## WHAT NEEDS TO BE DONE
From the entries below, count the lines with "beta". Write only the count.

[Start of section]

class curv_gemm_desc(ctypes.Structure):
    _fields_ = [("A", ctypes.c_void_p), ("B", ctypes.c_void_p), ("C", ctypes.c_void_p), ("E", ctypes.c_void_p)] + \
               [(k, ctypes.c_longlong) for k in ("a_rs", "a_cs", "b_rs", "b_cs", "c_rs", "c_cs", "e_rs", "e_cs")] + \
               [("M", ctypes.c_int32), ("N", ctypes.c_int32), ("K", ctypes.c_int32), ("epilogue", ctypes.c_int32),
                ("alpha", ctypes.c_float), ("beta", ctypes.c_float), ("tri", ctypes.c_int32),
                ("reserved", ctypes.c_int32), ("F", ctypes.c_void_p), ("f_rs", ctypes.c_longlong),
                ("f_cs", ctypes.c_longlong)]


class curv_cholinv_desc(ctypes.Structure):
    _fields_ = [("M", ctypes.c_void_p), ("X", ctypes.c_void_p), ("n", ctypes.c_int32), ("m_is_f64", ctypes.c_int32),
                ("diag_add", ctypes.c_double), ("R", ctypes.c_void_p), ("r_minus", ctypes.c_int32), ("reserved", ctypes.c_int32),
                ("pivot_min", ctypes.c_double)]


class curv_gemm64_desc(ctypes.Structure):
    _fields_ = [("A", ctypes.c_void_p), ("B", ctypes.c_void_p), ("C", ctypes.c_void_p)] + \
               [(k, ctypes.c_longlong) for k in ("a_rs", "a_cs", "b_rs", "b_cs", "c_rs", "c_cs")] + \
               [("M", ctypes.c_int32), ("N", ctypes.c_int32), ("K", ctypes.c_int32), ("tri", ctypes.c_int32),
                ("alpha", ctypes.c_double), ("beta", ctypes.c_double),
                ("E", ctypes.c_void_p), ("row_scale", ctypes.c_void_p), ("col_scale", ctypes.c_void_p), ("C32", ctypes.c_void_p)]


class curv_sq_desc(ctypes.Structure):
    _fields_ = [("grad_w", ctypes.c_void_p), ("grad_b", ctypes.c_void_p), ("state", ctypes.c_void_p),
                ("rows", ctypes.c_int32), ("cols_w", ctypes.c_int32), ("first", ctypes.c_int32),
                ("reserved", ctypes.c_int32)]


class curv_persample_desc(ctypes.Structure):
    _fields_ = [("A", ctypes.c_void_p), ("B", ctypes.c_void_p), ("C", ctypes.c_void_p)] + \
               [(k, ctypes.c_longlong) for k in ("a_ns", "a_rs", "b_ns", "b_rs", "c_rs")] + \
               [("S", ctypes.c_int32), ("M", ctypes.c_int32), ("Nc", ctypes.c_int32), ("L", ctypes.c_int32),
                ("first", ctypes.c_int32), ("alpha", ctypes.c_float)]


class curv_persample_quad_desc(ctypes.Structure):
    _fields_ = [("A", ctypes.c_void_p), ("B", ctypes.c_void_p), ("W", ctypes.c_void_p), ("out", ctypes.c_void_p)] + \
               [(k, ctypes.c_longlong) for k in ("a_ns", "a_rs", "b_ns", "b_rs", "w_rs", "o_stride")] + \
               [("S", ctypes.c_int32), ("M", ctypes.c_int32), ("Nc", ctypes.c_int32), ("L", ctypes.c_int32),
                ("first", ctypes.c_int32), ("alpha", ctypes.c_float)]


class curv_persample_project_desc(ctypes.Structure):
    _fields_ = [(k, ctypes.c_void_p) for k in ("A", "B", "W", "U", "Z")] + \
               [(k, ctypes.c_longlong) for k in ("a_ns", "a_rs", "b_ns", "b_rs", "w_rs", "u_rs", "z_ns", "z_rs", "z_cs")] + \
               [(k, ctypes.c_int32) for k in ("S", "M", "Nc", "L", "R", "first")] + \
               [("alpha", ctypes.c_float), ("reserved", ctypes.c_int32)]


class curv_persample_grid_desc(ctypes.Structure):
    _fields_ = [(k, ctypes.c_void_p) for k in ("A", "B", "u", "v", "V", "out")] + \
               [("shift", ctypes.POINTER(ctypes.c_float)), ("gain", ctypes.POINTER(ctypes.c_float))] + \
               [(k, ctypes.c_longlong) for k in ("a_ns", "a_rs", "b_ns", "b_rs", "v_rs", "o_stride", "o_hs")] + \
               [(k, ctypes.c_int32) for k in ("S", "M", "Nc", "L", "H", "first")]


class curv_persample_cov_desc(ctypes.Structure):
    _fields_ = [("A", ctypes.c_void_p), ("B", ctypes.c_void_p), ("W", ctypes.c_void_p), ("out", ctypes.c_void_p)] + \
               [(k, ctypes.c_longlong) for k in ("a_cs", "a_ns", "a_rs", "b_ns", "b_rs", "w_rs", "o_ns", "o_rs")] + \
               [(k, ctypes.c_int32) for k in ("S", "K", "M", "Nc", "L", "first")] + [("alpha", ctypes.c_float)]


class curv_logit_mc_desc(ctypes.Structure):
    _fields_ = [(k, ctypes.c_void_p) for k in ("cov", "mu", "rest", "Z", "probs", "probs_rest", "draws", "info")] + \
               [(k, ctypes.c_longlong) for k in ("o_ns", "o_rs", "mu_ns", "z_ns", "z_ss")] + \
               [("seed", ctypes.c_ulonglong), ("offset", ctypes.c_ulonglong)] + \
               [(k, ctypes.c_int32) for k in ("N", "K", "S", "reserved")]


class curv_head_mc_desc(ctypes.Structure):
    _fields_ = [(k, ctypes.c_void_p) for k in ("M", "d2", "mu", "Z", "probs", "draws")] + \
               [(k, ctypes.c_longlong) for k in ("m_rs", "d_ns", "d_cs", "mu_ns", "z_ns", "z_ss")] + \
               [("seed", ctypes.c_ulonglong), ("offset", ctypes.c_ulonglong)] + \
               [(k, ctypes.c_int32) for k in ("N", "K", "S", "m_lower")] + [("reserved", ctypes.c_longlong)]


class curv_head_moments_desc(ctypes.Structure):
    _fields_ = curv_head_mc_desc._fields_[:-1] + \
               [("entropy", ctypes.c_void_p), ("probs_sq", ctypes.c_void_p), ("reserved", ctypes.c_longlong)]


class curv_head_grid_desc(ctypes.Structure):
    _fields_ = [(k, ctypes.c_void_p) for k in ("Y", "u", "v", "T", "out")] + \
               [("shift", ctypes.POINTER(ctypes.c_float)), ("gain", ctypes.POINTER(ctypes.c_float))] + \
               [(k, ctypes.c_longlong) for k in ("y_rs", "t_rs")] + [(k, ctypes.c_int32) for k in ("N", "K", "n", "H")]


class curv_persample_pack_desc(ctypes.Structure):
    _fields_ = _ENDS + _SOURCE + _WINDOW + \
               [(k, ctypes.c_int32) for k in ("has_bias", "channels_last", "rows_outer", "Lp")]


class curv_persample_pack_ex_desc(ctypes.Structure):
    _fields_ = _ENDS + [(k, ctypes.c_longlong) for k in ("s_n", "s_c", "s_h", "s_w", "src_elems")] + _SOURCE + _WINDOW + \
               [(k, ctypes.c_int32) for k in ("Ho", "Wo", "has_bias", "dtype", "transposed", "rows_outer", "Lp", "reserved")]


class curv_persample_pack3d_desc(ctypes.Structure):
    _fields_ = _ENDS + [(k, ctypes.c_longlong) for k in ("s_n", "s_c", "s_d", "s_h", "s_w", "src_elems")] + \
               [(k, ctypes.c_int32) for k in ("N", "C", "D", "H", "W", "kd", "kh", "kw", "sd", "sh", "sw", "pd", "ph", "pw",
                                              "has_bias", "dtype", "rows_outer", "Lp", "reserved")]


class curv_persample_dw_desc(ctypes.Structure):
    _fields_ = [("x", ctypes.c_void_p), ("g", ctypes.c_void_p)] + \
               [(k, ctypes.c_longlong) for k in ("x_sn", "x_sc", "x_sh", "x_sw", "x_elems",
                                                 "g_sn", "g_sc", "g_sh", "g_sw", "g_elems")] + _SOURCE + _WINDOW + \
               [(k, ctypes.c_int32) for k in ("Ho", "Wo", "has_bias", "first")] + [("alpha", ctypes.c_float),
                                                                                   ("reserved", ctypes.c_int32)] + \
               [("dst", ctypes.c_void_p), ("c_rs", ctypes.c_longlong)] + \
               [(k, ctypes.c_void_p) for k in ("T", "Wt", "s", "out")] + \
               [(k, ctypes.c_longlong) for k in ("t_cs", "t_rs", "w_rs", "o_stride")]


class curv_norm_desc(ctypes.Structure):
    _fields_ = [("x", ctypes.c_void_p), ("g", ctypes.c_void_p)] + \
               [(k, ctypes.c_longlong) for k in ("x_sn", "x_sc", "x_sh", "x_sw", "x_elems",
                                                 "g_sn", "g_sc", "g_sh", "g_sw", "g_elems")] + _SOURCE + \
               [("mode", ctypes.c_int32), ("groups", ctypes.c_int32), ("eps", ctypes.c_float), ("has_bias", ctypes.c_int32),
                ("mean", ctypes.c_void_p), ("var", ctypes.c_void_p), ("side", ctypes.c_int32), ("first", ctypes.c_int32),
                ("scale", ctypes.c_float), ("alpha", ctypes.c_float), ("reserved", ctypes.c_int32),
                ("reserved2", ctypes.c_int32), ("dst", ctypes.c_void_p), ("c_rs", ctypes.c_longlong)] + \
               [(k, ctypes.c_void_p) for k in ("T", "Wt", "s", "out")] + \
               [(k, ctypes.c_longlong) for k in ("t_cs", "t_rs", "w_rs", "o_stride")]


_DW_RECORD = [("x", ctypes.c_void_p), ("g", ctypes.c_void_p)] + \
             [(k, ctypes.c_longlong) for k in ("x_sn", "x_sc", "x_sh", "x_sw", "x_elems",
                                               "g_sn", "g_sc", "g_sh", "g_sw", "g_elems")] + _SOURCE + _WINDOW + \
             [(k, ctypes.c_int32) for k in ("Ho", "Wo", "has_bias")]


class curv_persample_dw_project_desc(ctypes.Structure):
    _fields_ = _DW_RECORD + [("reserved", ctypes.c_int32)] + [(k, ctypes.c_void_p) for k in ("T", "Wt", "s", "y")] + \
               [(k, ctypes.c_longlong) for k in ("t_cs", "t_rs", "w_rs", "y_ns")]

[End of section]

## PROBLEM SOLUTION
2